What uniform magnetic field, applied perpendicular to a beam of electrons moving at \(1.30 \times 10^{6} \mathrm{~m} / \mathrm{s},\) is required to make the electrons travel in a circular arc of radius \(0.350 \mathrm{~m} ?\)

An electron with kinetic energy \(2.5 \mathrm{keV}\) moving along the positive direction of an \(x\) axis enters a region in which a uniform electric field of magnitude \(10 \mathrm{kV} / \mathrm{m}\) is in the negative direction of the \(y\) axis. A uniform magnetic field \(\vec{B}\) is to be set up to keep the electron moving along the \(x\) axis, and the direction of \(\vec{B}\) is to be chosen to minimize the required magnitude of \(\vec{B}\). In unit-vector notation, what \(\vec{B}\) should be set up?

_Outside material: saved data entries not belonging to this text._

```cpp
extern "C" size_t cpg_stem_bn_wgrad_workspace(const cpg_conv_desc *d) {
    StemGeom g;
    if (d == nullptr || !stem_bn_geom(d, g)) return 0;
    return (size_t)stem_blocks(g) * 4 * g.K * g.C * 9 * sizeof(float);
}
extern "C" int cpg_stem_bn_relu_bwd_wgrad(const cpg_conv_desc *d, const float *x, const float *w, const float *pm, float thr,
                                          const float *bias, const float *gamma, const float *beta, const float *mean, const float *invstd,
                                          const float *coef, const float *gz, float *gw, float *gpm, void *ws, size_t ws_bytes,
                                          void *stream_v) {
    StemGeom g;
    CPG_REQUIRE(d && x && w && gamma && beta && mean && invstd && coef && gz && gw && ws, "cpg_stem_bn_relu_bwd_wgrad: null pointer");
    CPG_REQUIRE((pm == nullptr) == (gpm == nullptr), "cpg_stem_bn_relu_bwd_wgrad: piggymask and its gradient come as a pair");
    if (!stem_bn_geom(d, g)) return fail(CPG_E_UNSUPPORTED, "cpg_stem_bn_relu_bwd_wgrad: shape not supported");
    if (bias != nullptr) return fail(CPG_E_UNSUPPORTED, "cpg_stem_bn_relu_bwd_wgrad: the fused stem takes no conv bias");
    const unsigned blocks = stem_blocks(g);
    if (ws_bytes < (size_t)blocks * 4 * g.K * g.C * 9 * sizeof(float)) return fail(CPG_E_WORKSPACE, "cpg_stem_bn_relu_bwd_wgrad: workspace too small");
    hipStream_t stream = (hipStream_t)stream_v;
    STEM_LAUNCH(ST_BWD_WGRAD, dim3(blocks), dim3(256), 0, stream, g, x, w, pm, thr, bias, (float *)ws, (float *)nullptr,
                       StemBn{gamma, beta, mean, invstd, coef, gz});
    const int nsplit = (int)std::min<int64_t>((int64_t)g.ntiles, (int64_t)blocks * 4);
    Epilogue ep{gw, nullptr, BIAS_NONE, 1, 1, pm, w, gpm, thr};
    launch_split_reduce((const float *)ws, nsplit, (int64_t)g.K * g.C * 9, 0, ep, stream);
    CPG_CHECK_LAUNCH("cpg_stem_bn_relu_bwd_wgrad");
    return CPG_OK;
}
```

### cpg_amd/csrc/cpg_common.cpp

```cpp
#include "cpg_common.h"
#include <stdarg.h>
#include <stdlib.h>
#include <string.h>
#include <atomic>

namespace cpg {

static thread_local char g_err[512] = "";

char *err_buf() { return g_err; }

int fail(int code, const char *fmt, ...) {
    va_list ap;
    va_start(ap, fmt);
    vsnprintf(g_err, sizeof(g_err), fmt, ap);
    va_end(ap);
    return code;
}

static thread_local PackCtx g_pack = {};
PackCtx &pack_ctx() { return g_pack; }
static thread_local WgradRider g_rider = {};
WgradRider &wgrad_rider() { return g_rider; }
static thread_local PoolMaxCtx g_pool_max = {};
PoolMaxCtx &pool_max_ctx() { return g_pool_max; }
static thread_local PoolMaxCtx g_bn_pool_max = {};
PoolMaxCtx &bn_pool_max_ctx() { return g_bn_pool_max; }

int take_packed(size_t bytes, const float **pre, const char *what) {
    PackCtx &c = g_pack;
    *pre = nullptr;
    if (!c.armed) return CPG_OK;
    if (c.use == nullptr || c.use_bytes != bytes || (((uintptr_t)c.use) & 15) != 0)
        return fail(CPG_E_INVALID, "%s: the packed operand handed in (%zu bytes) is not the one this launch streams (%zu bytes, 16-byte aligned)",
                    what, c.use_bytes, bytes);
    *pre = c.use;
    c.armed = false;
    return CPG_OK;
}

static std::atomic<int> g_shared_chip{0};
int shared_chip_hint() { return g_shared_chip.load(std::memory_order_relaxed); }

namespace {
enum Kind { BOOL, INT, WINO_KERNEL };
struct OptDef {
    const char *name;
    Kind kind;
};
const OptDef kDefs[OPT_COUNT] = {
    {"CPG_NO_WINO", BOOL},          {"CPG_NO_WINO_WGRAD", BOOL},   {"CPG_NO_WINO_ODD", BOOL},      {"CPG_NO_STEM", BOOL},
    {"CPG_NO_STEM_FUSE", BOOL},     {"CPG_NO_DEAD_SKIP", BOOL},    {"CPG_NO_S2", BOOL},            {"CPG_NO_V14", BOOL},
    {"CPG_DISABLE_CONV3X3", BOOL},  {"CPG_DISABLE_CONV1X1", BOOL}, {"CPG_DISABLE_CONV1X1_WGRAD", BOOL}, {"CPG_DISABLE_PW_GEMM", BOOL},
    {"CPG_C3_FORCE", INT},          {"CPG_C3W_BPC", INT},          {"CPG_W3_PICK", INT},           {"CPG_PWW_BPC", INT},
    {"CPG_STEM_BLOCKS", INT},       {"CPG_WINO_KERNEL", WINO_KERNEL}, {"CPG_WINO_NW", INT},        {"CPG_WINO_PERSIST", INT},
    {"CPG_WINO_GRIDS", INT},        {"CPG_WW_UNITS", INT},         {"CPG_WW_XCD", INT},            {"CPG_PW_TILE", INT},           {"CPG_WG3_SHARE", INT},
    {"CPG_WW_SHARE", INT},          {"CPG_WINO_TAIL", INT},         {"CPG_FC_SMALL", INT},
    {"CPG_NO_WW_RIDER", BOOL},      {"CPG_NO_GROUPED", BOOL},       {"CPG_GROUPED_WIDE_MIN", INT},
    {"CPG_NO_POOL_MAX", BOOL},
};

struct Table {
    std::atomic<int> v[OPT_COUNT];
    Table() {
        for (int i = 0; i < OPT_COUNT; ++i) {
            int val = OPT_UNSET;
            if (const char *f = getenv(kDefs[i].name)) {
                switch (kDefs[i].kind) {
                    case BOOL: val = (f[0] == 0 || (f[0] == '0' && f[1] == 0)) ? 0 : 1; break;
                    case INT: val = atoi(f); break;
                    case WINO_KERNEL: val = f[0] == 'b' ? 0 : f[0] == 'p' ? 2 : f[0] == '6' ? 3 : 1; break;
                }
            }
            v[i].store(val, std::memory_order_relaxed);
        }
    }
};
Table g_opts;

int find_opt(const char *name) {
    if (name == nullptr) return -1;
    for (int i = 0; i < OPT_COUNT; ++i)
        if (strcmp(name, kDefs[i].name) == 0) return i;
    return -1;
}
}

int opt(Opt o) { return g_opts.v[o].load(std::memory_order_relaxed); }

}

extern "C" int cpg_set_shared_chip_hint(int32_t shared) {
    cpg::g_shared_chip.store(shared ? 1 : 0, std::memory_order_relaxed);
    return CPG_OK;
}
extern "C" int32_t cpg_get_shared_chip_hint(void) { return cpg::shared_chip_hint(); }
extern "C" int cpg_set_option(const char *name, int32_t value) {
    const int i = cpg::find_opt(name);
    if (i < 0) return cpg::fail(CPG_E_INVALID, "cpg_set_option: unknown option '%s'", name ? name : "(null)");
    cpg::g_opts.v[i].store(value, std::memory_order_relaxed);
    return CPG_OK;
}
extern "C" int cpg_get_option(const char *name, int32_t *value) {
    const int i = cpg::find_opt(name);
    if (i < 0 || value == nullptr) return cpg::fail(CPG_E_INVALID, "cpg_get_option: unknown option '%s'", name ? name : "(null)");
    *value = cpg::g_opts.v[i].load(std::memory_order_relaxed);
    return CPG_OK;
}
extern "C" int cpg_version(void) { return CPG_ABI_VERSION; }
extern "C" const char *cpg_last_error(void) { return cpg::err_buf(); }
```

### cpg_amd/csrc/cpg_common.h

```cpp
#pragma once
#include <hip/hip_runtime.h>
#include <stdint.h>
#include <stdio.h>
#include "../../include/cpg_hip.h"

namespace cpg {

char *err_buf();
int fail(int code, const char *fmt, ...);
int shared_chip_hint();

enum Opt {
    OPT_NO_WINO,
    OPT_NO_WINO_WGRAD,
    OPT_NO_WINO_ODD,
    OPT_NO_STEM,
    OPT_NO_STEM_FUSE,
    OPT_NO_DEAD_SKIP,
    OPT_NO_S2,
    OPT_NO_V14,
    OPT_DISABLE_CONV3X3,
    OPT_DISABLE_CONV1X1,
    OPT_DISABLE_CONV1X1_WGRAD,
    OPT_DISABLE_PW_GEMM,
    OPT_C3_FORCE,
    OPT_C3W_BPC,
    OPT_W3_PICK,
    OPT_PWW_BPC,
    OPT_STEM_BLOCKS,
    OPT_WINO_KERNEL,
    OPT_WINO_NW,
    OPT_WINO_PERSIST,
    OPT_WINO_GRIDS,
    OPT_WW_UNITS,
    OPT_WW_XCD,
    OPT_PW_TILE,
    OPT_WG3_SHARE,
    OPT_WW_SHARE,
    OPT_WINO_TAIL,
    OPT_FC_SMALL,
    OPT_NO_WW_RIDER,
    OPT_NO_GROUPED,
    OPT_GROUPED_WIDE_MIN,
    OPT_NO_POOL_MAX,
    OPT_COUNT
};
constexpr int OPT_UNSET = INT32_MIN;
int opt(Opt o);
inline bool opt_on(Opt o) { const int v = opt(o); return v != OPT_UNSET && v != 0; }
inline int opt_or(Opt o, int dflt) { const int v = opt(o); return v == OPT_UNSET ? dflt : v; }
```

A proton, a deuteron \((q=+e, m=2.0 \mathrm{u}),\) and an alpha particle \((q=+2 e, m=4.0 \mathrm{u})\) are accelerated through the same potential difference and then enter the same region of uniform magnetic field \(\vec{B},\) moving perpendicular to \(\vec{B}\). What is the ratio of (a) the proton's kinetic energy \(K_{p}\) to the alpha particle's kinetic energy \(K_{a}\) and \((\mathrm{b})\) the deuteron's kinetic energy \(K_{d}\) to \(K_{a} ?\) If the radius of the proton's circular path is \(10 \mathrm{~cm},\) what is the radius of (c) the deuteron's path and (d) the alpha particle's path?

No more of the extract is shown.